Wake Up, Philippines!

Vetoing openness

Posted in Budget, Constitutional Rights, Editorial, Right To Information, Tax by Erineus on February 1, 2009

In the 2007 budget law, a right-to-information provision was vetoed by President Gloria Macapagal-Arroyo. (In 2008, the provision did not even find its way into the budget law.) In the P1.4-trillion General Appropriations Act of 2009 that the President is about to sign, the provision is back. Will the President veto it again?

Sen. Francis Pangilinan is right to sound the alarm. “Mindless of the numerous corruption scandals that rocked the nation last year, the Office of the President once again did not include the Right to Information section in its proposed 2009 P1.4-trillion budget. It is not clear whether this was devious desire or just an oversight,” he noted in a press statement. He said a people’s organization, Alyansa Agrikultura, had alerted him to it.

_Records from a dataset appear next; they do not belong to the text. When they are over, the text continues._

constexpr int W_HB = 3 * 2 * 8 * 128;
template <bool V4, int CT, bool TILED = false>
__global__ __launch_bounds__(512, 2) void direct3_wgrad_kernel(Direct3WgradParams p) {
    __shared__ __attribute__((aligned(16))) unsigned char lds[2 * WBUF + (TILED ? 2 * W_HB : 16)];
    unsigned char* const halo = lds + 2 * WBUF;
    static_assert(!TILED || (!V4 && CT == 64), "tiled planes: the 64-channel geometry");
    constexpr int NBLK = CT / 64;
    const int tid = threadIdx.x, lane = tid & 63;
    const int wave = __builtin_amdgcn_readfirstlane(tid >> 6);
    const int h = lane >> 5, l32 = lane & 31, i16 = lane & 15, g16 = (lane >> 4) & 1;
    const int kh = wave >> 2, wm = (wave >> 1) & 1, wn = wave & 1;
    const int per_grp = p.nprob * p.splits;
    const int grp = blockIdx.x / per_grp, rem = blockIdx.x % per_grp;
    const int pb = rem / p.splits, split = rem % p.splits, stride = p.splits;
    const int pair = grp % 9, chb = grp / 9;
    const int ci0 = (chb / NBLK) * 64, co0 = (chb % NBLK) * 64;
    const int dz = pair / 3, dy = pair % 3;
    const int tiles_x = TILED ? p.W >> 3 : 1, tiles = TILED ? (p.H >> 3) * tiles_x : 1;
    const int n_planes = p.N * p.D * tiles;

    const __amdgpu_buffer_rsrc_t xrs = rsrc(p.x[pb], p.bytes), yrs = rsrc(p.dy[pb], p.bytes);
    const int st_vox = tid >> 3, st_cg = tid & 7;
    const unsigned st_src = TILED ? 4u * (unsigned)(((st_vox >> 3) * p.W + (st_vox & 7)) * C + st_cg * 8)
                                  : 4u * (unsigned)(st_vox * CT + st_cg * 8);
    const int h_side = tid >> 8, h_row = (tid >> 5) & 7, h_c2 = tid & 31;
    const unsigned x_ch = 4u * (unsigned)ci0, y_ch = 4u * (unsigned)co0;
    const int zsh = V4 ? 0 : dz - 1;
    const int st_lds = (st_cg >> 2) * WHALF + st_vox * WROW + (st_cg & 3) * 16;
    auto next_plane = [&](int from) {
        if (V4) return from < n_planes ? from : -1;
        for (int pi = from; pi < n_planes; pi += stride) {
            const int zi = (pi / tiles) % p.D + dz - 1;
            if ((unsigned)zi < (unsigned)p.D) return pi;
        }
        return -1;
    };
    u32x4 ldx[2], ldy[2];
    u32x2 ldh = {0u, 0u};
    unsigned u_y, u_x, u_h;
    auto unit_offsets = [&](int pi) {
        if (pi < 0) { u_y = u_x = u_h = 0x80000000u; return; }
        if (!TILED) {
            u_y = 4u * (unsigned)((long)pi * PLANE * CT) + y_ch + st_src;
            u_x = 4u * (unsigned)((long)(pi + zsh) * PLANE * CT) + x_ch + st_src;
            u_h = 0x80000000u;
            return;
        }
        const int pl = pi / tiles, t = pi % tiles, y0 = (t / tiles_x) * 8, x0 = (t % tiles_x) * 8;
        u_y = 4u * (unsigned)((((long)pl * p.H + y0) * p.W + x0) * C) + st_src;
        const int xr = y0 + (st_vox >> 3) + dy - 1;
        u_x = (unsigned)xr < (unsigned)p.H
                  ? 4u * (unsigned)((((long)(pl + dz - 1) * p.H + xr) * p.W + x0 + (st_vox & 7)) * C + st_cg * 8) : 0x80000000u;
        const int hr = y0 + h_row + dy - 1, hc = h_side ? x0 + 8 : x0 - 1;
        u_h = ((unsigned)hr < (unsigned)p.H && (unsigned)hc < (unsigned)p.W)
                  ? 4u * (unsigned)((((long)(pl + dz - 1) * p.H + hr) * p.W + hc) * C + 2 * h_c2) : 0x80000000u;
    };
    auto stage_load = [&](int pi) {
        unit_offsets(pi);
        ldx[0] = __builtin_amdgcn_raw_buffer_load_b128(xrs, (int)u_x, 0, 0);
        ldx[1] = __builtin_amdgcn_raw_buffer_load_b128(xrs, (int)(u_x + 16u), 0, 0);
        ldy[0] = __builtin_amdgcn_raw_buffer_load_b128(yrs, (int)u_y, 0, 0);
        ldy[1] = __builtin_amdgcn_raw_buffer_load_b128(yrs, (int)(u_y + 16u), 0, 0);
        if (TILED) ldh = __builtin_amdgcn_raw_buffer_load_b64(xrs, (int)u_h, 0, 0);
    };
    unsigned hcu[3];
    auto halo_cut = [&]() {
        const unsigned a1 = rest(ldh[0]), b1 = rest(ldh[1]), a2 = rest(a1), b2 = rest(b1);
        hcu[0] = pack2(ldh[1], ldh[0]);
        hcu[1] = pack2(b1, a1);
        hcu[2] = pack2(b2, a2);
    };
    auto halo_store = [&](int buf) {
#pragma unroll
        for (int pl = 0; pl < 3; ++pl)
            *reinterpret_cast<unsigned*>(halo + buf * W_HB + ((pl * 2 + h_side) * 8 + h_row) * 128 + h_c2 * 4) = hcu[pl];
    };
    auto stage_store_unit = [&](int buf, int op) {
        float v[8];
#pragma unroll
        for (int e = 0; e < 4; ++e) {
// ... 1 lines not shown
            v[4 + e] = __uint_as_float(op ? ldy[1][e] : ldx[1][e]);
        }
        u32x4 o[3];
        cut8(v, o);
        unsigned char* dst = lds + buf * WBUF + op * WOP + st_lds;
#pragma unroll
        for (int pl = 0; pl < 3; ++pl) *reinterpret_cast<u32x4*>(dst + pl * WPL) = o[pl];
        if (TILED && op == 0) { halo_cut(); halo_store(buf); }
    };

    const int q4 = i16 >> 2;
    const int coloff = (16 * g16 + 4 * (i16 & 3)) * 2;
    const int b_base = wn * WHALF + (2 * kh * 16 + 8 * h + q4) * WROW + coloff;
    int a_sel[2][2];
#pragma unroll
    for (int lk = 0; lk < 2; ++lk)
#pragma unroll
        for (int hi = 0; hi < 2; ++hi) {
            const int v = 16 * (2 * kh + lk) + 8 * h + 4 * hi + q4;
            if (V4) {
                const int zi = (v >> 4) + dz - 1, yi = ((v >> 2) & 3) + dy - 1;
                a_sel[lk][hi] = wm * WHALF + (((unsigned)zi < 4u && (unsigned)yi < 4u) ? ((zi * 4 + yi) * 4 + (v & 3)) * WROW : WZERO) + coloff;
            } else if (TILED) {
                a_sel[lk][hi] = wm * WHALF + v * WROW + coloff;
            } else {
                const int yi = (v >> 3) + dy - 1;
                a_sel[lk][hi] = wm * WHALF + ((unsigned)yi < 8u ? (yi * 8 + (v & 7)) * WROW : WZERO) + coloff;
            }
        }
    int h_off[2];
#pragma unroll
    for (int lk = 0; lk < 2; ++lk) h_off[lk] = (2 * (2 * kh + lk) + h) * 128 + (32 * wm + l32) * 2;
    unsigned hl[2][2][3];

    f32x16 acc[3];
#pragma unroll
    for (int t = 0; t < 3; ++t)
#pragma unroll
        for (int r = 0; r < 16; ++r) acc[t][r] = 0.f;

    for (int i = tid; i < 2 * 2 * 3 * 2 * (WROW / 16); i += 512) {
        const int img = i / (WROW / 16), c16 = i % (WROW / 16);
        *reinterpret_cast<u32x4*>(lds + img * WHALF + WZERO + c16 * 16) = u32x4{0u, 0u, 0u, 0u};
    }

    int cur = next_plane(split);
    int nxt = cur >= 0 ? next_plane(cur + stride) : -1;
    stage_load(cur);
    if (cur >= 0) { stage_store_unit(0, 0); stage_store_unit(0, 1); }
    stage_load(nxt);
    __syncthreads();

    bf16x8 af[2][3][3], bfg[2][3];
    auto read_piece = [&](int buf, int lk, int j, auto SETc) {
        constexpr int SET = decltype(SETc)::value;
        const unsigned char* xb = lds + buf * WBUF;
        if (j < 3) {
            const unsigned char* yb = xb + WOP + b_base + lk * 16 * WROW + j * WPL;
            const bf16x4 lo = __builtin_amdgcn_ds_read_tr16_b64_v4bf16((lds_bf16x4*)(yb));
            const bf16x4 hi = __builtin_amdgcn_ds_read_tr16_b64_v4bf16((lds_bf16x4*)(yb + 4 * WROW));
            bfg[SET][j] = __builtin_shufflevector(lo, hi, 0, 1, 2, 3, 4, 5, 6, 7);
        } else {
            const int pl = j - 3;
            const bf16x4 lo = __builtin_amdgcn_ds_read_tr16_b64_v4bf16((lds_bf16x4*)(xb + pl * WPL + a_sel[lk][0]));
            const bf16x4 hi = __builtin_amdgcn_ds_read_tr16_b64_v4bf16((lds_bf16x4*)(xb + pl * WPL + a_sel[lk][1]));
            af[SET][1][pl] = __builtin_shufflevector(lo, hi, 0, 1, 2, 3, 4, 5, 6, 7);
            if (TILED) {
#pragma unroll
                for (int sd = 0; sd < 2; ++sd)
                    hl[SET][sd][pl] = *reinterpret_cast<const unsigned short*>(halo + buf * W_HB + ((pl * 2 + sd) * 8) * 128 + h_off[lk]);
// ... 11 lines not shown
    };
    auto derive = [&](int set, int dxv, int pl) {
        const u32x4 c = __builtin_bit_cast(u32x4, af[set][1][pl]);
        u32x4 o;
        if (dxv == 0) {
            o[0] = c[0] << 16;
#pragma unroll
            for (int j = 1; j < 4; ++j) o[j] = __builtin_amdgcn_alignbit(c[j], c[j - 1], 16);
            if (V4) o[2] &= HI16;
            if (TILED) o[0] |= hl[set][0][pl];
        } else {
#pragma unroll
            for (int j = 0; j < 3; ++j) o[j] = __builtin_amdgcn_alignbit(c[j + 1], c[j], 16);
            o[3] = c[3] >> 16;
            if (V4) o[1] &= 0x0000ffffu;
            if (TILED) o[3] |= hl[set][1][pl] << 16;
        }
        af[set][dxv][pl] = __builtin_bit_cast(bf16x8, o);
    };
    unsigned cu[3][8];
    auto cut_a = [&](int op, int e) {
        cu[0][e] = op ? ldy[e >> 2][e & 3] : ldx[e >> 2][e & 3];
        cu[1][e] = rest(cu[0][e]);
    };
    auto cut_b = [&](int e) { cu[2][e] = rest(cu[1][e]); };
    auto store_piece = [&](int buf, int op, int pl) {
        u32x4 o;
#pragma unroll
        for (int d = 0; d < 4; ++d) o[d] = pack2(cu[pl][2 * d + 1], cu[pl][2 * d]);
        *reinterpret_cast<u32x4*>(lds + buf * WBUF + op * WOP + st_lds + pl * WPL) = o;
    };

    int buf = 0;
    if (cur >= 0) {
#pragma unroll
        for (int i = 0; i < 3; ++i) read_pair(0, 0, i);
    }
    constexpr int DXO[3] = {1, 0, 2};
    while (cur >= 0) {
        const int nn = nxt >= 0 ? next_plane(nxt + stride) : -1;
        unit_offsets(nn);
        __builtin_amdgcn_sched_barrier(0);
#pragma unroll
        for (int lk = 0; lk < 2; ++lk) {
            const int op = lk;
#pragma unroll
            for (int m = 0; m < 18; ++m) {
                const int dxm = DXO[m / 6];
                acc[dxm] = __builtin_amdgcn_mfma_f32_32x32x16_bf16(af[lk][dxm][PA[m % 6]], bfg[lk][PB[m % 6]], acc[dxm], 0, 0, 0);
                if (m < 3) derive(lk, 0, m);
                if (m >= 6 && m < 9) derive(lk, 2, m - 6);
                if (m >= 2 && m < 10) cut_a(op, m - 2);
                if (m >= 3 && m < 11) cut_b(m - 3);
                if (m >= 11 && m < 14) store_piece(buf ^ 1, op, m - 11);
                if (lk == 1 && m >= 14) {
                    const int i = m - 14, hf = i & 1;
                    if (i < 2) ldx[hf] = __builtin_amdgcn_raw_buffer_load_b128(xrs, (int)(u_x + 16u * hf), 0, 0);
                    else ldy[hf] = __builtin_amdgcn_raw_buffer_load_b128(yrs, (int)(u_y + 16u * hf), 0, 0);
                    if (TILED && i == 3) ldh = __builtin_amdgcn_raw_buffer_load_b64(xrs, (int)u_h, 0, 0);
                }
                if (TILED && lk == 0 && m == 14) halo_cut();
                if (TILED && lk == 0 && m == 15) halo_store(buf ^ 1);
                if (lk == 0) {
                    if (m < 3) read_pair(buf, 1, m);
                } else {
                    if (m == 13) __syncthreads();
// ... 307 lines not shown
    MI_RETURN_IF_LAUNCH_FAILED();
    return MI_OK;
}
int mi_direct3h_launch(const float* a, const void* wimg, float* out, const float* res, const float* mask, int relu, int N,
                       int D, int H, int W, hipStream_t s) {
    Direct3hParams p = {a, (const unsigned char*)wimg, out, res, mask, relu, N, D, H, W, (unsigned)(4l * N * D * H * W * C)};
    hipLaunchKernelGGL(direct3h_kernel, dim3((unsigned)((long)N * (D / TZ) * ((H + 7) / 8) * ((W + 7) / 8))), dim3(256), 0, s, p);
    MI_RETURN_IF_LAUNCH_FAILED();
    return MI_OK;
}
int mi_direct3_launch128(const float* a, const void* wimg, float* out, const float* res, const float* mask, int relu, int N,
                         int D, hipStream_t s) {
    Direct3Params p = {a, (const unsigned char*)wimg, out, res, mask, relu, N, D, (unsigned)(4l * N * D * PLANE * 128)};
    hipLaunchKernelGGL((direct3_kernel<true, 128>), dim3((unsigned)(N * (D / TZ)), 2), dim3(256), 0, s, p);
    MI_RETURN_IF_LAUNCH_FAILED();
    return MI_OK;
}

What does the section say?

“Right to Information. Subject to limitations as may be provided by law, the right of the people to information on matters of public concern, guaranteed under Section 7, Article III of the Constitution as well as with the state policy of full disclosure of all its transactions involving public interest, every government agency shall, upon request by any citizen, make available the data under their possession for information, scrutiny, copying, or reproduction of all records of information, in any form whatsoever, pertaining to the implementation of the appropriations under this Act including but not limited to information on projects, disbursement of funds, reports, contract bidding and awards.”

This is a tonic provision that can help restore public confidence in the political process. It is also, after the passed budget was amended to accommodate a P50-billion “economic stimulus package,” a necessary one. Requiring “every government agency” to “make available the data” a citizen may request “pertaining to the implementation of the appropriations under this Act” will help counter inordinate greed in government spending – or at least supply concerned citizens with the legal ammunition to fight corruption.

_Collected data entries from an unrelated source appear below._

@@ -716,9 +741,10 @@
 				}
 				if( stage == 1 && P.extraSamples )
 				{
-					if( P.buf.hitE[i] )
+					const uint64_t e = P.buf.hitE[i];
+					if( e & MVRT_HIT_E_FLAG )
 					{
-						const uint32_t ev = voxelIndexFromPath( P.svo, P.buf.hitEPath[i] );
+						const uint32_t ev = voxelIndexFromPath( P.svo, e & ~MVRT_HIT_E_FLAG );
 						f3 Le = voxelEmission( P.svo, ev, true );
 						L = L + T * Le / (float)( 1 + P.extraSamples );
 					}
@@ -762,29 +788,19 @@
 				float p;
 				hdriImportanceSample( P.hdri, &sdir, &emissive, &p, hitN, u01.x, u01.y, u23.x, u23.y );
 				nee = T * ( R / MVRT_PI ) * smax( dot3( hitN, sdir ), 0.0f ) * emissive / p;
-				P.buf.sx[j] = sdir.x;
-				P.buf.sy[j] = sdir.y;
-				P.buf.sz[j] = sdir.z;
+				P.buf.sdir[j] = make_float4( sdir.x, sdir.y, sdir.z, 0.0f );
 			}
 			T = T * R;
 			if( stage == 0 && P.extraSamples )
 			{
 				f2 u = pmjSample2d( P.pmj, spp, dim++, stream );
 				f3 edir = sampleLambertian( u.x, u.y, hitN );
-				P.buf.ex[j] = edir.x;
-				P.buf.ey[j] = edir.y;
-				P.buf.ez[j] = edir.z;
+				P.buf.edir[j] = make_float4( edir.x, edir.y, edir.z, 0.0f );
 			}
 			f2 u = pmjSample2d( P.pmj, spp, dim++, stream );
 			f3 bdir = sampleLambertian( u.x, u.y, hitN );
-			out.task[j] = task;
-			if( P.svo.embedded ) out.org[j] = hintFromVoxelPath( hitPath, P.svo.levels );
-			out.rox[j] = hitP.x;
-			out.roy[j] = hitP.y;
-			out.roz[j] = hitP.z;
-			out.rdx[j] = bdir.x;
-			out.rdy[j] = bdir.y;
-			out.rdz[j] = bdir.z;
+			out.org[j] = make_float4( hitP.x, hitP.y, hitP.z, mvrt_u2f( P.svo.embedded ? hintFromVoxelPath( hitPath, P.svo.levels ) : 0u ) );
+			out.dir[j] = make_float4( bdir.x, bdir.y, bdir.z, mvrt_u2f( task ) );
 			out.Tx[j] = T.x;
 			out.Ty[j] = T.y;
 			out.Tz[j] = T.z;
@@ -830,10 +846,8 @@
 
 struct AovRecords
 {
-	const float* hitT;
-	const uint64_t* hitPath;
-	const uint8_t* hitN;
-	const float *rdx, *rdy, *rdz;
+	const uint4* hit;
+	const float4* dir;
 };
 __global__ void __launch_bounds__( 256 ) kPtAovReduce( SvoDev svo, AovRecords r, uint64_t nPixelSteps, float4* __restrict__ partA, float4* __restrict__ partN )
 {
@@ -841,13 +855,21 @@
 	for( uint64_t ps = ( (uint64_t)blockIdx.x * 256 + threadIdx.x ) >> 2; ps < nPixelSteps; ps += (uint64_t)gridDim.x * 64 )
 	{
 		const uint64_t base = ps * MVRT_SPP_PER_STEP + q * 4u;
-		const float4 t4 = *(const float4*)( r.hitT + base );
-		const ulonglong2 p01 = *(const ulonglong2*)( r.hitPath + base ), p23 = *(const ulonglong2*)( r.hitPath + base + 2 );
-		const uint32_t n4 = *(const uint32_t*)( r.hitN + base );
-		const float4 dx = *(const float4*)( r.rdx + base ), dy = *(const float4*)( r.rdy + base ), dz = *(const float4*)( r.rdz + base );
-		const float t[4] = { t4.x, t4.y, t4.z, t4.w };
-		const uint64_t path[4] = { p01.x, p01.y, p23.x, p23.y };
-		const float rx[4] = { dx.x, dx.y, dx.z, dx.w }, ry[4] = { dy.x, dy.y, dy.z, dy.w }, rz[4] = { dz.x, dz.y, dz.z, dz.w };
+		float t[4], rx[4], ry[4], rz[4];
+		uint64_t path[4];
+		uint32_t nm[4];
+#pragma unroll
+		for( int k = 0; k < 4; k++ )
+		{
+			const uint4 h = r.hit[base + k];
+			const float4 d = r.dir[base + k];
+			t[k] = mvrt_u2f( h.x );
+			nm[k] = h.y & 0xFFu;
+			path[k] = (uint64_t)h.z | ( (uint64_t)h.w << 32 );
+			rx[k] = d.x;
+			ry[k] = d.y;
+			rz[k] = d.z;
+		}
 		uint32_t colour[4];
 #pragma unroll
 		for( int k = 0; k < 4; k++ ) colour[k] = t[k] != MVRT_MAXF ? svo.attrs[voxelIndexFromPath( svo, path[k] )].x : 0u;
@@ -862,7 +884,7 @@
 				{
 					if( t[k] == MVRT_MAXF ) continue;
 					const f3 a = rawReflectance( colour[k] );
-					const f3 n = getHitN( (int)( ( n4 >> ( 8 * k ) ) & 0xFFu ), mk3( rx[k], ry[k], rz[k] ) );
+					const f3 n = getHitN( (int)nm[k], mk3( rx[k], ry[k], rz[k] ) );
 					acc[0] += a.x;
 					acc[1] += a.y;
 					acc[2] += a.z;
@@ -897,6 +919,11 @@
 	}
 }
 
+__global__ void __launch_bounds__( 256 ) kPtCaptureTasks( const float4* __restrict__ dir, uint64_t n, uint32_t* __restrict__ out )
+{
+	for( uint64_t i = (uint64_t)blockIdx.x * 256 + threadIdx.x; i < n; i += (uint64_t)gridDim.x * 256 ) out[i] = mvrt_f2u( dir[i].w );
+}
+
 int launchPtStep( const SvoDev& svo, const TraceWorkspace& ws, const HdriDev& hdri, const float2* pmj, const CameraPinhole* cams, const PtFrame& frame,
 				  const PtBuffers& buf, float4* frameBuffer, int nCUs, PtProfiler* prof, hipStream_t stream, hipEvent_t accumulateAfter, const AovBuffers* aov, float4* moments )
 {
@@ -917,6 +944,11 @@
 	if( nSamples * 3 >= 0xFFFFFFFFull )
 	{
 		mvrtSetError( "batch too large: %llu samples (ray indices are 32-bit)", (unsigned long long)nSamples );
+		return 1;
+	}
+	if( svo.levels > 21u )
+	{
+		mvrtSetError( "octree of %u levels: the path tracer supports at most 21", (unsigned)svo.levels );
 		return 1;
 	}
 	if( nSamples > buf.cap )
@@ -969,7 +1001,7 @@
 		PROF_END();
 		if( aov && stage == 0 )
 		{
-			const AovRecords rec = { buf.hitT, buf.hitPath, buf.hitN, buf.set[0].rdx, buf.set[0].rdy, buf.set[0].rdz };
+			const AovRecords rec = { buf.hit, buf.set[0].dir };
 			const uint64_t nPixelSteps = frame.validOwnedPixels * frame.nSteps;
 			PROF_BEGIN( MVRT_K_OTHER );
 			hipLaunchKernelGGL( kPtAovReduce, dim3( persistentGrid( nPixelSteps * 4, 256, nCUs, 8 ) ), dim3( 256 ), 0, stream, svo, rec, nPixelSteps, aov->partA, aov->partN );
@@ -995,7 +1027,7 @@
 		}
 		PROF_END();
 		if( buf.dbgTasks && stage < MVRT_MAX_DEPTH )
-			MVRT_HIP( hipMemcpyAsync( buf.dbgTasks + (uint64_t)stage * buf.cap, buf.set[setIdx ^ 1].task, nSamples * 4, hipMemcpyDeviceToDevice, stream ) );
+			hipLaunchKernelGGL( kPtCaptureTasks, dim3( persistentGrid( nSamples, 256, nCUs, 8 ) ), dim3( 256 ), 0, stream, buf.set[setIdx ^ 1].dir, nSamples, buf.dbgTasks + (uint64_t)stage * buf.cap );
 	}
 	if( accumulateAfter ) MVRT_HIP( hipStreamWaitEvent( stream, accumulateAfter, 0 ) );
 	PROF_BEGIN( MVRT_K_OTHER );
diff --git a/massivevoxelraytracing_amd/csrc/launch.h b/massivevoxelraytracing_amd/csrc/launch.h
--- a/massivevoxelraytracing_amd/csrc/launch.h
+++ b/massivevoxelraytracing_amd/csrc/launch.h
@@ -4,25 +4,29 @@
 
 struct PathSet
 {
-	uint32_t* task;
-	uint32_t* org;
-	float *rox, *roy, *roz;
-	float *rdx, *rdy, *rdz;
+	float4* org;
+	float4* dir;
 	float *Tx, *Ty, *Tz;
 	float *Lx, *Ly, *Lz;
 	float *nx, *ny, *nz;
 };
+struct PtTraceTab
+{
+	const float4* org;
+	const float4* dir[3];
+	uint4* hit;
+	uint8_t* hitS;
+	uint64_t* hitE;
+	uint32_t* blockCount;
+};
 struct PtBuffers
 {
 	PathSet set[2];
-	float *sx, *sy, *sz;
-	float *ex, *ey, *ez;
-	float* hitT;
-	uint8_t* hitN;
+	float4* sdir;
+	float4* edir;
+	uint4* hit;
 	uint8_t* hitS;
-	uint8_t* hitE;
-	uint64_t* hitPath;
-	uint64_t* hitEPath;
+	uint64_t* hitE;
 	float *Lsx, *Lsy, *Lsz;
 	uint32_t* blockCount;
 	uint32_t* liveCount;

But President Arroyo vetoed a similar provision in the 2007 budget. She did not include the provision in the 2009 bill. Now that it has been inserted into the budget and actually passed, will she veto it again? We can think of only one reason she would do so: to protect the corrupt.

* * *

Denying transparency

The use of bicameral conference committees to forge a legislative measure acceptable to both the House and the Senate is a longstanding practice – and one that, as we and others have pointed out more than once, is prone to abuse. It has, all too often, given rise to the so-called third chamber of Congress, a shadow (and shadowy) branch of government. The way the “bicam” on the 2009 budget has conducted its business, however, occasions deeper worry; the concentration of power that we know is unhealthy for democracy has become even more acute.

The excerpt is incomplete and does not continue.